▸ RECORDS FOR THE EXERCISE

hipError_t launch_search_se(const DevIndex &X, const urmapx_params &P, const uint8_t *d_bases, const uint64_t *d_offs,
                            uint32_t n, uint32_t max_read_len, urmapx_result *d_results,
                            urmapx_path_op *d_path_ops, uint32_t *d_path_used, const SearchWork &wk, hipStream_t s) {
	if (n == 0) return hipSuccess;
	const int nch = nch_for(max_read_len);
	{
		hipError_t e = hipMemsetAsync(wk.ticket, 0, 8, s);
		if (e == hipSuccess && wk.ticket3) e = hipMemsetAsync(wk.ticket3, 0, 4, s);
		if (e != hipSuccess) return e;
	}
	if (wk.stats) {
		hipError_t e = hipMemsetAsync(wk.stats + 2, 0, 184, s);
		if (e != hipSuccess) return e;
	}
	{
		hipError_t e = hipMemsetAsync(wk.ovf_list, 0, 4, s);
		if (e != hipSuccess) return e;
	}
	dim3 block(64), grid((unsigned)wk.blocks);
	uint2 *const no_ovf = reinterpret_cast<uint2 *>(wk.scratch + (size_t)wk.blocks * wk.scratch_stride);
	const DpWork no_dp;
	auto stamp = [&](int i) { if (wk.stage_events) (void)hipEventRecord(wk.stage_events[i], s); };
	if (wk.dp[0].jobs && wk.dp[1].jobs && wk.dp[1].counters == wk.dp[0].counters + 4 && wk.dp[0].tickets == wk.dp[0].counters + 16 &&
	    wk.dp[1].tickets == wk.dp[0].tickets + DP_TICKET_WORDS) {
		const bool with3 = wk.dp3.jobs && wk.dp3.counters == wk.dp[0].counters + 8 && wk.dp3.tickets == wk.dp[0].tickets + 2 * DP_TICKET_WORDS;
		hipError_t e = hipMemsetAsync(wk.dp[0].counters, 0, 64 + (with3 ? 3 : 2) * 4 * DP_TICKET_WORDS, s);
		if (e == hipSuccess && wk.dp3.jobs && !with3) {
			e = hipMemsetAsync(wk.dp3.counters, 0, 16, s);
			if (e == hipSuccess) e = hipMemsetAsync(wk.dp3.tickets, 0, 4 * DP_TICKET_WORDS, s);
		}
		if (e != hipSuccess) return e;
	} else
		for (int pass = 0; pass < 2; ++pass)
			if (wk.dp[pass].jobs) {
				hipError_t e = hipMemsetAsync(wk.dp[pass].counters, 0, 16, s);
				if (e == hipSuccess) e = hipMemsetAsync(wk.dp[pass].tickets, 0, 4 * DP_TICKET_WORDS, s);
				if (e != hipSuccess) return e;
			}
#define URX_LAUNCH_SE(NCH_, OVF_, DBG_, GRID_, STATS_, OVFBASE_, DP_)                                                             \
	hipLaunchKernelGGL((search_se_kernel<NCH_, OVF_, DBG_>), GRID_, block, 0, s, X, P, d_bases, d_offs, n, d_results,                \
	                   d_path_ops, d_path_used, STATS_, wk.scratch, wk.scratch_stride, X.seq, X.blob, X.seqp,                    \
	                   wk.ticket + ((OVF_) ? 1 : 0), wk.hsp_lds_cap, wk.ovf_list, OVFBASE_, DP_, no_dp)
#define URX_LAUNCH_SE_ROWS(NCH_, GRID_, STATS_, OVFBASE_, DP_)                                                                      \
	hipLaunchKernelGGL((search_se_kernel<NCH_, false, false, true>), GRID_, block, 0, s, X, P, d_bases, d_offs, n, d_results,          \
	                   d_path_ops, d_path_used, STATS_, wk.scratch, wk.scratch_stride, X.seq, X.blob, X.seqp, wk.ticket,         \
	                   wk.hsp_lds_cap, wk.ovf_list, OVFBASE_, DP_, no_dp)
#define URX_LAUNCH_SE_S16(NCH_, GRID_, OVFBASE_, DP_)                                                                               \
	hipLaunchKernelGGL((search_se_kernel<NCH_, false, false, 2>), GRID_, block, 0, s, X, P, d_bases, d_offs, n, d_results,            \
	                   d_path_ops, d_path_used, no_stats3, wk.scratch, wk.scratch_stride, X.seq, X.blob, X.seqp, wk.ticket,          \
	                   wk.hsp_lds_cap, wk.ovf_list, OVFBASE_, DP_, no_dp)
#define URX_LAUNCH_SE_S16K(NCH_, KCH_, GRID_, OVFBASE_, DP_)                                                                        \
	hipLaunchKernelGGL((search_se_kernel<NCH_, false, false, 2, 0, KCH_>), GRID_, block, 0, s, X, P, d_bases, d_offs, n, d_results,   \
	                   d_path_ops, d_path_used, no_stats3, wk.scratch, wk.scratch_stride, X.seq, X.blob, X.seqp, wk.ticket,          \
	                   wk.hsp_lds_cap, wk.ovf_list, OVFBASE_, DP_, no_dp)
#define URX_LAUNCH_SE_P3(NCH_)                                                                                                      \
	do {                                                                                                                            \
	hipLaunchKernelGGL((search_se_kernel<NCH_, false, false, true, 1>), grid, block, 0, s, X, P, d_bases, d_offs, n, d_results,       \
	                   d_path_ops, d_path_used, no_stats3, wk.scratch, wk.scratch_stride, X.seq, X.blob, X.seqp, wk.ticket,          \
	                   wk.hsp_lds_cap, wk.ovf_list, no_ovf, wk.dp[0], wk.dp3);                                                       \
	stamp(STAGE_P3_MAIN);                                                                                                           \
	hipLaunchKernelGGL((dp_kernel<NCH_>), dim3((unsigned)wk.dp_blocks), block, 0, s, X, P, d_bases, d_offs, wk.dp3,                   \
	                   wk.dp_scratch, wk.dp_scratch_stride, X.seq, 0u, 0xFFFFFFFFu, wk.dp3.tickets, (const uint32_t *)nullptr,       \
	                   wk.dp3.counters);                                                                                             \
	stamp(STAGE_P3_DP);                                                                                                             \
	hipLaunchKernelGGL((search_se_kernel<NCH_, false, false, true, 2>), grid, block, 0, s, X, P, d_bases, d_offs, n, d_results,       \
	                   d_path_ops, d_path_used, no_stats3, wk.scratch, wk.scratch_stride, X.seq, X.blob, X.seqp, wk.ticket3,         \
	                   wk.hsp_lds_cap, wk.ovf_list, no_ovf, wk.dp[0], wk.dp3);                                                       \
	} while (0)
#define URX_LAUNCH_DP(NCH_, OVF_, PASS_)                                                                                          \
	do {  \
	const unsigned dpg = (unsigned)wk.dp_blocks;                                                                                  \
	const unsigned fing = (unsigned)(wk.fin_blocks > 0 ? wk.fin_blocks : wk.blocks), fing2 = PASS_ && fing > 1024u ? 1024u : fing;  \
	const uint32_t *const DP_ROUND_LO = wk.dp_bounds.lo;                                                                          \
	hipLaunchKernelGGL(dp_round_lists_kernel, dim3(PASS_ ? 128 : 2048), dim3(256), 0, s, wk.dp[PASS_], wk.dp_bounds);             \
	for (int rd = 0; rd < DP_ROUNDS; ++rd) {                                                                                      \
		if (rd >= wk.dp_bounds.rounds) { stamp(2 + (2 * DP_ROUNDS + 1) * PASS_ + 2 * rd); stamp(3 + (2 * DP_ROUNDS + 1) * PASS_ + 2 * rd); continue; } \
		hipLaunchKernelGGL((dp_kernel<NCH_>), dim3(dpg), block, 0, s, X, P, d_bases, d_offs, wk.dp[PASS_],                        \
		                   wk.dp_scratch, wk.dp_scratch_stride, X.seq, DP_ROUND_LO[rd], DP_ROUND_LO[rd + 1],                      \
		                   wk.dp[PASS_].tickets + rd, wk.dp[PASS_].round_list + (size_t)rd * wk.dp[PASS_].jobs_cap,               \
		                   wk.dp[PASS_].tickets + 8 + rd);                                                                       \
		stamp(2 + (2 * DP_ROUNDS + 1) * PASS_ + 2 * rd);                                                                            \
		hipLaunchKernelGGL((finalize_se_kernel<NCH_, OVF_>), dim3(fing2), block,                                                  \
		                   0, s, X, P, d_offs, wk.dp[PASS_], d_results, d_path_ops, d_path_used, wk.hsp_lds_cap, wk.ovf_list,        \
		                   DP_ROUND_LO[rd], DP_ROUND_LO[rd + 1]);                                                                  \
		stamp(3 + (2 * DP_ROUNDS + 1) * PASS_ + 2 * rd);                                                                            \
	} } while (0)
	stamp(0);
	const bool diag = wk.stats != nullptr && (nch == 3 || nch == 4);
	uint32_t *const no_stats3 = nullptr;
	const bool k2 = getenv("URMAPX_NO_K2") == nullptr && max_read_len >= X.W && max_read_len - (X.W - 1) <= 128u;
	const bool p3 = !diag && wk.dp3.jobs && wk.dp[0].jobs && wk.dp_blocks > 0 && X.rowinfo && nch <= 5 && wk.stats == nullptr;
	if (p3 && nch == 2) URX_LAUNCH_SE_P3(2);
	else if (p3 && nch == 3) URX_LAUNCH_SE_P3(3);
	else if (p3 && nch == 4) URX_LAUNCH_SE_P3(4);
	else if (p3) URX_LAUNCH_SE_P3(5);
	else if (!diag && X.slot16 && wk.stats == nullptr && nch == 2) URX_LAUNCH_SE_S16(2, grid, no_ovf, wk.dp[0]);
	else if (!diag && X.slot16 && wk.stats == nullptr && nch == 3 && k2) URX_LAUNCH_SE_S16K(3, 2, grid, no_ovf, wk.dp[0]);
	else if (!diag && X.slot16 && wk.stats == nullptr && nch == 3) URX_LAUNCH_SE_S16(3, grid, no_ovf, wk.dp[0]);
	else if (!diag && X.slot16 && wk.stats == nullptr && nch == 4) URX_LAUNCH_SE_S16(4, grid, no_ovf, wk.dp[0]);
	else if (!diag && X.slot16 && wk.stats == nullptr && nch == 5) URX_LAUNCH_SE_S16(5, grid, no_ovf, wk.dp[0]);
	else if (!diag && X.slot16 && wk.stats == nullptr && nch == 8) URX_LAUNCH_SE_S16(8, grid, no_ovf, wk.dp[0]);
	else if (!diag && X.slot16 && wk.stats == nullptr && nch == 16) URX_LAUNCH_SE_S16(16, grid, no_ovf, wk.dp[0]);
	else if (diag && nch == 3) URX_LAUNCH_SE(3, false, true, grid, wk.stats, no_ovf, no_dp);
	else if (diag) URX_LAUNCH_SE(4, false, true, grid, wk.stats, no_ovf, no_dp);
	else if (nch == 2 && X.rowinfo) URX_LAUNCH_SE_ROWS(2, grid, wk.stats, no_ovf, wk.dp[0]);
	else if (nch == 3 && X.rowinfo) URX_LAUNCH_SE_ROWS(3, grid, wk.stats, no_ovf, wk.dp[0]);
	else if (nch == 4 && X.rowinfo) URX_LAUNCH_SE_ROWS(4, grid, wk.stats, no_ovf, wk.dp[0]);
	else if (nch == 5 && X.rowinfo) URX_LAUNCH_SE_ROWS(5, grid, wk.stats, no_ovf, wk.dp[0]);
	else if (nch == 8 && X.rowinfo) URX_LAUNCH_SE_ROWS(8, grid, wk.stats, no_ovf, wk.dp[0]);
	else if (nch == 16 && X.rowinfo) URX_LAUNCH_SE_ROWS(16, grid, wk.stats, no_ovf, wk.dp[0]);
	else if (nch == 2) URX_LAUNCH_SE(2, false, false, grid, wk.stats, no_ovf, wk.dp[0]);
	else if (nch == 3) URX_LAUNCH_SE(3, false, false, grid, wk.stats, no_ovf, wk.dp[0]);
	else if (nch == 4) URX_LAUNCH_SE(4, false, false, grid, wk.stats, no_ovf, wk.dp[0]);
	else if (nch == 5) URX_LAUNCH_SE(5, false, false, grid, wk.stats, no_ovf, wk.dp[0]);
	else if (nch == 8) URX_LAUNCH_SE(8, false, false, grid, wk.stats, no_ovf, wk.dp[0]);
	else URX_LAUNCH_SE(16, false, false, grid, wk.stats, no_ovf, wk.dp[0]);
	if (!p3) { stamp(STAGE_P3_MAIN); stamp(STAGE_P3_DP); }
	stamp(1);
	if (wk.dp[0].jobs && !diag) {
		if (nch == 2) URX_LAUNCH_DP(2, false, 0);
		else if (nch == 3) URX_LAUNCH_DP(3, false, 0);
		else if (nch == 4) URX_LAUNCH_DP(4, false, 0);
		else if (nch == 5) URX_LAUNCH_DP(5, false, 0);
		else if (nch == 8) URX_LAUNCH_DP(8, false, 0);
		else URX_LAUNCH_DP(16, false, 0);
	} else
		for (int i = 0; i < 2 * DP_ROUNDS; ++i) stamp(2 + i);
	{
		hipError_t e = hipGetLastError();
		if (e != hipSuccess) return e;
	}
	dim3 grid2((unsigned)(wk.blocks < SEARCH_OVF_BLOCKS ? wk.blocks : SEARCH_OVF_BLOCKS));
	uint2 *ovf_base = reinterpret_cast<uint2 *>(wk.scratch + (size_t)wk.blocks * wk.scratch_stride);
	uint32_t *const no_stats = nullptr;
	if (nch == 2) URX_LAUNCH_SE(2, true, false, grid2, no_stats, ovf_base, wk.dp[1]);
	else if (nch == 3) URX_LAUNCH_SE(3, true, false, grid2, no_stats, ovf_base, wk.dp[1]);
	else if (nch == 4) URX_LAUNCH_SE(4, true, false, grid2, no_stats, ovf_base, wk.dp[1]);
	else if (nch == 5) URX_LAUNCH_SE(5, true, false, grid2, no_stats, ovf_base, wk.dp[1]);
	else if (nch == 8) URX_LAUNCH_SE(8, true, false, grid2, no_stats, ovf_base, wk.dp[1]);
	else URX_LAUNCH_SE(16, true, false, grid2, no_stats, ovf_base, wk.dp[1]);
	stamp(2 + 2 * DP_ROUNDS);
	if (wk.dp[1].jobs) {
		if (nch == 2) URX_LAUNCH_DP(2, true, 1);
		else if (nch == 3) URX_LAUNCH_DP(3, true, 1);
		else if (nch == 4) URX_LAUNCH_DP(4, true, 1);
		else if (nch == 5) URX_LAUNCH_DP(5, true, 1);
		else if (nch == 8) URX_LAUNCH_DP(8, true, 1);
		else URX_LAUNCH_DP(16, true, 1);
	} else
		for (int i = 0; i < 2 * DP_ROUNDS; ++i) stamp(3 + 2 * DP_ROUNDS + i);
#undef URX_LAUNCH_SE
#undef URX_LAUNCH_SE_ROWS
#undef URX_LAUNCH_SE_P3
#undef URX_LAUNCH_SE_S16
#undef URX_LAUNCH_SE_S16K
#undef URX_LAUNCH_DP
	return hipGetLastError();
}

▸ YOUR INSTRUCTIONS
Could you set down, word for word, only the lines above from the line with "else if (p3 && nch == 4)" to the line with "if (wk.dp[0].jobs && !diag)", including both?

▸ TASK ANSWER
	else if (p3 && nch == 4) URX_LAUNCH_SE_P3(4);
	else if (p3) URX_LAUNCH_SE_P3(5);
	else if (!diag && X.slot16 && wk.stats == nullptr && nch == 2) URX_LAUNCH_SE_S16(2, grid, no_ovf, wk.dp[0]);
	else if (!diag && X.slot16 && wk.stats == nullptr && nch == 3 && k2) URX_LAUNCH_SE_S16K(3, 2, grid, no_ovf, wk.dp[0]);
	else if (!diag && X.slot16 && wk.stats == nullptr && nch == 3) URX_LAUNCH_SE_S16(3, grid, no_ovf, wk.dp[0]);
	else if (!diag && X.slot16 && wk.stats == nullptr && nch == 4) URX_LAUNCH_SE_S16(4, grid, no_ovf, wk.dp[0]);
	else if (!diag && X.slot16 && wk.stats == nullptr && nch == 5) URX_LAUNCH_SE_S16(5, grid, no_ovf, wk.dp[0]);
	else if (!diag && X.slot16 && wk.stats == nullptr && nch == 8) URX_LAUNCH_SE_S16(8, grid, no_ovf, wk.dp[0]);
	else if (!diag && X.slot16 && wk.stats == nullptr && nch == 16) URX_LAUNCH_SE_S16(16, grid, no_ovf, wk.dp[0]);
	else if (diag && nch == 3) URX_LAUNCH_SE(3, false, true, grid, wk.stats, no_ovf, no_dp);
	else if (diag) URX_LAUNCH_SE(4, false, true, grid, wk.stats, no_ovf, no_dp);
	else if (nch == 2 && X.rowinfo) URX_LAUNCH_SE_ROWS(2, grid, wk.stats, no_ovf, wk.dp[0]);
	else if (nch == 3 && X.rowinfo) URX_LAUNCH_SE_ROWS(3, grid, wk.stats, no_ovf, wk.dp[0]);
	else if (nch == 4 && X.rowinfo) URX_LAUNCH_SE_ROWS(4, grid, wk.stats, no_ovf, wk.dp[0]);
	else if (nch == 5 && X.rowinfo) URX_LAUNCH_SE_ROWS(5, grid, wk.stats, no_ovf, wk.dp[0]);
	else if (nch == 8 && X.rowinfo) URX_LAUNCH_SE_ROWS(8, grid, wk.stats, no_ovf, wk.dp[0]);
	else if (nch == 16 && X.rowinfo) URX_LAUNCH_SE_ROWS(16, grid, wk.stats, no_ovf, wk.dp[0]);
	else if (nch == 2) URX_LAUNCH_SE(2, false, false, grid, wk.stats, no_ovf, wk.dp[0]);
	else if (nch == 3) URX_LAUNCH_SE(3, false, false, grid, wk.stats, no_ovf, wk.dp[0]);
	else if (nch == 4) URX_LAUNCH_SE(4, false, false, grid, wk.stats, no_ovf, wk.dp[0]);
	else if (nch == 5) URX_LAUNCH_SE(5, false, false, grid, wk.stats, no_ovf, wk.dp[0]);
	else if (nch == 8) URX_LAUNCH_SE(8, false, false, grid, wk.stats, no_ovf, wk.dp[0]);
	else URX_LAUNCH_SE(16, false, false, grid, wk.stats, no_ovf, wk.dp[0]);
	if (!p3) { stamp(STAGE_P3_MAIN); stamp(STAGE_P3_DP); }
	stamp(1);
	if (wk.dp[0].jobs && !diag) {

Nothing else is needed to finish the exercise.